Sailing

Sailing: the fine art of getting wet and becoming ill while slowly going nowhere at great expense.

Monday 26 June 2017

Sublime Syros



It was time to leave Mykonos new harbour.  A diver came at 8.30 to free our anchor from the tangled floor of the harbour.  It all went quite smoothly and we left an hour later and €80 poorer.  We told the cheeky diver he should make sure he sends his children to university with all the money he is making from freeing anchors in Mykonos new harbour!

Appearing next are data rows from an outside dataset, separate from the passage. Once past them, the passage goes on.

@@ -53,38 +72,62 @@
         else sup = inter / uni > thr;
         if (sup) bits |= 1ull << k;
     }
-    mask[((size_t)img * max_count + i) * words + cb] = bits;
+    if (!kept_rows) {
+        mask[((size_t)img * max_count + i) * BAND_WORDS + blockIdx.x] = bits;
+        return;
+    }
+    unsigned lo = valid ? (unsigned)bits : 0u, hi = valid ? (unsigned)(bits >> 32) : 0u;
+#pragma unroll
+    for (int o = 32; o > 0; o >>= 1) {
+        lo |= (unsigned)__shfl_xor((int)lo, o);
+        hi |= (unsigned)__shfl_xor((int)hi, o);
+    }
+    const u64 any = ((u64)hi << 32) | lo;
+    if (t == 0 && any) atomicOr(&removed_st[(size_t)img * words + cb], any);
 }
 
 constexpr int SCAN_THREADS = 256;
-
-__global__ __launch_bounds__(SCAN_THREADS) void nms_scan_kernel(const u64* __restrict__ mask, const int32_t* __restrict__ seg,
-                                                                const int32_t* __restrict__ cnt, int words, int64_t max_count,
-                                                                int max_keep, int32_t* __restrict__ keep,
-                                                                int32_t* __restrict__ keep_count)
-{
-    extern __shared__ u64 removed[];
+constexpr int SLICES = SCAN_THREADS / BAND_WORDS;
+constexpr int SLICE_ROWS = 64 / SLICES;
+static_assert(SLICES * BAND_WORDS == SCAN_THREADS && SLICES * SLICE_ROWS == 64, "scan thread layout");
+
+__global__ __launch_bounds__(SCAN_THREADS) void nms_scan_band_kernel(const u64* __restrict__ mask,
+                                                                     const int32_t* __restrict__ seg,
+                                                                     const int32_t* __restrict__ cnt, int words,
+                                                                     int64_t max_count, int band, int max_keep,
+                                                                     int32_t* __restrict__ keep,
+                                                                     int32_t* __restrict__ keep_count, int32_t* count_st,
+                                                                     int32_t* done_st, u64* removed_st)
+{
+    __shared__ u64 removed[BAND_WORDS];
     __shared__ u64 kept_s;
     __shared__ int count_s;
     const int img = blockIdx.x, tid = threadIdx.x, lane = tid & 63;
+    if (band > 0 && done_st[img]) return;
     const int wave = __builtin_amdgcn_readfirstlane(tid >> 6);
     const int n = seg_count(seg, cnt, img);
-    const u64* M = mask + (size_t)img * max_count * words;
-    for (int w = tid; w < words; w += SCAN_THREADS) removed[w] = 0;
-    if (tid == 0) count_s = 0;
+    const u64* M = mask + (size_t)img * max_count * BAND_WORDS;
+    u64* R = removed_st + (size_t)img * words;
+    int32_t* K = keep + (size_t)img * max_keep;
+    int count = band > 0 ? min(count_st[img], max_keep) : 0;
+    const int chunks = (n + 63) / 64;
+    const int c0 = band * BAND_WORDS, c1 = min(chunks, c0 + BAND_WORDS);
+    if (band == 0)
+        for (int w = BAND_WORDS + tid; w < words; w += SCAN_THREADS) R[w] = 0;
+    if (tid < BAND_WORDS) removed[tid] = (band > 0 && c0 + tid < c1) ? R[c0 + tid] : 0;
+    if (tid == 0) count_s = count;
     __syncthreads();
-    int count = 0;
-    const int chunks = (n + 63) / 64;
-    u64 diag_next = (wave == 0 && lane < n) ? M[(size_t)lane * words] : 0;
-    for (int c = 0; c < chunks; ++c) {
+    const int wl = tid % BAND_WORDS, slice = tid / BAND_WORDS;
+    u64 diag_next = (wave == 0 && c0 < c1 && c0 * 64 + lane < n) ? M[(size_t)(c0 * 64 + lane) * BAND_WORDS] : 0;
+    for (int c = c0; c < c1; ++c) {
         if (wave == 0) {
             const int row = c * 64 + lane;
             const u64 diag = diag_next;
-            if (c + 1 < chunks) {
+            if (c + 1 < c1) {
                 const int rn = row + 64;
-                diag_next = (rn < n) ? M[(size_t)rn * words + c + 1] : 0;
-            }
-            u64 cur = removed[c];
+                diag_next = (rn < n) ? M[(size_t)rn * BAND_WORDS + (c + 1 - c0)] : 0;
+            }
+            u64 cur = removed[c - c0];
             if (c == chunks - 1 && (n & 63)) cur |= ~0ull << (n & 63);
             u64 alive = ~(((u64)(unsigned)__builtin_amdgcn_readfirstlane((int)(unsigned)(cur >> 32)) << 32) |
                           (u64)(unsigned)__builtin_amdgcn_readfirstlane((int)(unsigned)cur));
@@ -99,7 +142,7 @@
             }
             if ((kept >> lane) & 1ull) {
                 const int pos = count + __popcll(kept & ((1ull << lane) - 1ull));
-                if (pos < max_keep) keep[(size_t)img * max_keep + pos] = row;
+                if (pos < max_keep) K[pos] = row;
             }
             if (lane == 0) {
                 kept_s = kept;
@@ -109,31 +152,26 @@
         __syncthreads();
         count = count_s;
         if (count >= max_keep) break;
-        const unsigned klo = (unsigned)__builtin_amdgcn_readfirstlane((int)(unsigned)kept_s);
-        const unsigned khi = (unsigned)__builtin_amdgcn_readfirstlane((int)(unsigned)(kept_s >> 32));
-        const u64 kept = ((u64)khi << 32) | klo;
-        for (int w = c + 1 + tid; w < chunks; w += SCAN_THREADS) {
-            u64 acc = removed[w];
-            const u64* Mw = M + (size_t)c * 64 * words + w;
-            u64 k = kept;
-            while (k) {
-                u64 v[16];
+        const u64 kept = kept_s;
+        const int w = c + 1 + wl;
+        if (w < c1) {
+            const u64* Mw = M + (size_t)c * 64 * BAND_WORDS + (w - c0);
+            u64 acc = 0;
 #pragma unroll
-                for (int j = 0; j < 16; ++j) {
-                    if (k) {
-                        const int i = __builtin_ctzll(k);
-                        k &= k - 1;
-                        v[j] = Mw[(size_t)i * words];
-                    } else v[j] = 0ull;
-                }
-#pragma unroll
-                for (int j = 0; j < 16; ++j) acc |= v[j];
-            }
-            removed[w] = acc;
+            for (int j = 0; j < SLICE_ROWS; ++j) {
+                const int i = slice * SLICE_ROWS + j;
+                if ((kept >> i) & 1ull) acc |= Mw[(size_t)i * BAND_WORDS];
+            }
+            if (acc) atomicOr(&removed[w - c0], acc);
         }
         __syncthreads();
     }
-    if (tid == 0) keep_count[img] = count < max_keep ? count : max_keep;
+    if (tid == 0) {
+        const bool fin = count >= max_keep || c1 >= chunks;
+        done_st[img] = fin ? 1 : 0;
+        count_st[img] = count;
+        if (fin) keep_count[img] = count < max_keep ? count : max_keep;
+    }
 }
 
 }
@@ -143,7 +181,7 @@
 int64_t ptmi_nms_ws_bytes(int64_t max_count, int nimg)
 {
     const int64_t words = (max_count + 63) / 64;
-    return (int64_t)nimg * max_count * words * 8;
+    return (int64_t)nimg * (max_count * BAND_WORDS + words + 1) * 8;
 }
 
 int ptmi_nms_batched(const float* boxes, const int32_t* seg_offsets, const int32_t* seg_counts, int nimg,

We had an easy 6 hour motor (no wind) to a peaceful anchorage off the village of Foinikas on the southwest of Syros.  After the tourist crowds of Mykonos, Syros was an absolute delight.  We got the dinghy down and went ashore to stroll through the village.  It has several tavernas on the waterfront, a chandlery, supermarkets – what more could a cruiser ask for?  I know – an Ouzo mezze while watching Songster swing at anchor.  Bliss.
Our view while enjoying an Ouzo mezze
  
Foinikas village
In the cove near where we anchored was a small boat club.  Every day we were treated to the local kids racing their Oppies and Lasers around the buoys just a few metres from our boat.
 
 

The next day we rented a scooter to see the island.  Our first stop was the main port, Ermoupoli.  Ermoupoli is a significant port and rivalled Athens in importance during the 19th Century.  The Venetians ruled the island for 300 years during the middle ages and the waterfront has a distinct Italian feel to it.  We could almost believe we were on one of the outer islands of Venice when looking at the Renaissance and Neo-classical buildings around the town.
Town Hall at Ermoupoli
The marble streets looking towards the waterfront
Mansions of the old sea captains in the Vapario area of Ermoupoli
Waterfront mansions
A few historical oddities has made Syros quite a unique island in the Cyclades.  Because of the strategic location of Syros as a maritime waypoint, the island was granted special privileges during Ottoman rule.  Pragmatically, Syros chose to maintain neutrality during the 1821 Greek War of Independence.  It not suffer the massacres experienced on many of the islands and became a haven for refugees fleeing the slaughter in Chios and Psara.  Syros also has a strong Roman influence and half the population are Roman Catholic with an equal number of Catholic and Orthodox churches dotting the hillsides.
 
 
 
We went up to Ano Syros the medieval settlement built by the Venetians that overlooks Ermoupoli.  It was a delightful rabbit warren of white washed buildings and flagstone pathways and steps.
 
 

We had lunch at Lilis Taverna.  Fantastic food and views.  We tried a salad of wild Greek greens, for which I have developed a taste.  We had tried vlita before but this salad had pickled caper plants and purslane along with artichokes, sundried tomatoes and a wonderful fennel dip.  It was so nice we ate most of it before I remembered to take a photo.
 
Our lunchtime view of Ermoupoli
The next day we made a quick dash to the northwest of the island to the seaside village of Kini to check out a recently installed sculpture in memory of all who have lost their lives at sea.
Mermaid sculpture at Kini
Kini
Back to Songster for sundowners followed by my homemade moussaka.